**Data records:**
= Beginning of Section =
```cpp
extern double g_plan_sync_us;
int gn_order(const m3s_gn_args& a);
int validate(const m3s_gn_args& a);
void build_schedule_order(const std::vector<int>& ii_loc, const std::vector<int>& jj_loc, int nkey, int* order,
                          SchedGroups& G);
int build_plan(const m3s_gn_args& a, hipStream_t st, Plan& plan, const std::function<int()>& before_wait = {});
void choose_sparse_plan(const Plan& plan, int npose, SparsePlan& sp);
void choose_pcg(const m3s_gn_args& a, const Ctx& c, const Plan& plan, int npose, SparsePlan& sp);
int upload_sparse_plan(SparsePlan& sp, int npose, hipStream_t st);
int plan_info(const int64_t* ii, const int64_t* jj, int64_t E, int64_t N, int32_t* info, int32_t* order,
              int32_t* round_ptr, int32_t round_cap);

int prepare_iterations(const m3s_gn_args& a, Ctx& c);
int enqueue_system(const m3s_gn_args& a, Ctx& c);
int enqueue_accumulate(const m3s_gn_args& a, Ctx& c);
int enqueue_assembly(const m3s_gn_args& a, Ctx& c);
int enqueue_solve(const m3s_gn_args& a, Ctx& c, bool fallback = false);
int enqueue_inverse(const m3s_gn_args& a, Ctx& c, bool snapshot);
int enqueue_pcg(const m3s_gn_args& a, Ctx& c);

int setup(const m3s_gn_args& a, Ctx& c, bool early_pack = false);
int run(const m3s_gn_args& a);
int take_deferred_timeout(const char* which);

}
```

mast3r-slam_amd/csrc/gn_kernels.h:

```cpp
#pragma once

#include <hip/hip_runtime.h>

#include <cstdint>

namespace m3s {

enum { GN_POINTS = 0, GN_RAYS = 1, GN_CALIB = 2 };

#ifndef M3S_ACC_THREADS
#define M3S_ACC_THREADS 256
#endif
constexpr int kAccThreads = M3S_ACC_THREADS;
constexpr int kNacc = 35;
constexpr int kNaccPad = 36;
constexpr int kEdgeBlk = 36;
constexpr int kCholTile = 64;
constexpr int64_t kPackedMaxHW = int64_t(1) << 28;

constexpr int kFlagDone = 0;
constexpr int kFlagFail = 1;
constexpr int kFlagNotRay = 2;
constexpr int kFlagTimeout = 3;
constexpr int kFlagFailed = 4;
constexpr int kFlagSkipSolve = 6;
constexpr int kFlagPcgRuns = 7;
constexpr int kFlagPcgSteps = 8;
constexpr int kFlagPcgFall = 9;
constexpr int kFlagPcgAbort = 10;
constexpr int kNumFlags = 16;
__device__ __forceinline__ bool solve_skipped(const int* flags) {
    return (flags[kFlagDone] | flags[kFlagSkipSolve]) != 0;
}

struct EdgeSrc {
    const int64_t* idx[2];
    const uint8_t* valid[2];
    const float* Q[2];
    int E_a;
    __device__ __forceinline__ void at(int e, int64_t HW, const int64_t*& i, const uint8_t*& v,
                                       const float*& q) const {
        const int h = e >= E_a;
        const int64_t off = (int64_t)(h ? e - E_a : e) * HW;
        i = idx[h] + off;
        v = valid[h] + off;
        q = Q[h] + off;
    }
};

__host__ __device__ constexpr int sym_idx(int a, int b) {
    return a * 7 - a * (a - 1) / 2 + (b - a);
}

struct AccParams {
    float s0_inv, s1_inv;
    float C_thresh, Q_thresh;
    float fx, fy, cx, cy;
    float pb_lo, pb_hi_u, pb_hi_v;
    float z_eps;
    unsigned div_m;
    int div_sh;
    int width, height;
    int HW;
    int chunk;
    int nchunks;
    int nkf;
    int pack_uv;
    int raycheck;
};

constexpr int kRefVals = 56;
constexpr int kRefStride = 64;
struct RefParams {
    float s0_inv, s1_inv;
    float C_thresh, Q_thresh;
    float fx, fy, cx, cy;
    float z_eps;
    int width, height, pixel_border;
    int64_t HW;
    int variant;
    int contract;
};
constexpr int kRefVarLogRatio = 1;
constexpr int kRefVarRcp = 2;
constexpr int kRefVarHuberMin = 4;
hipError_t launch_accum_ref(int mode, int E_local, hipStream_t st, const float* Twc, const float* Xs,
                            const float* Cs, const int* ii_loc, const int* jj_loc, const EdgeSrc& es,
                            const RefParams& P, float* out, const int* flags);
hipError_t launch_assemble_ref(hipStream_t st, const float* ref, const int* blk_ptr, const int* blk_ref,
                               const int* grad_ptr, const int* grad_ent, int nblk, int nblocks,
                               int npose, int bpad, double* out, const int* flags);
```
= End of Section =
**Task requirements:** Identify all lines in the records above with the word "kFlagSkipSolve".

**Written answer:**
constexpr int kFlagSkipSolve = 6;
    return (flags[kFlagDone] | flags[kFlagSkipSolve]) != 0;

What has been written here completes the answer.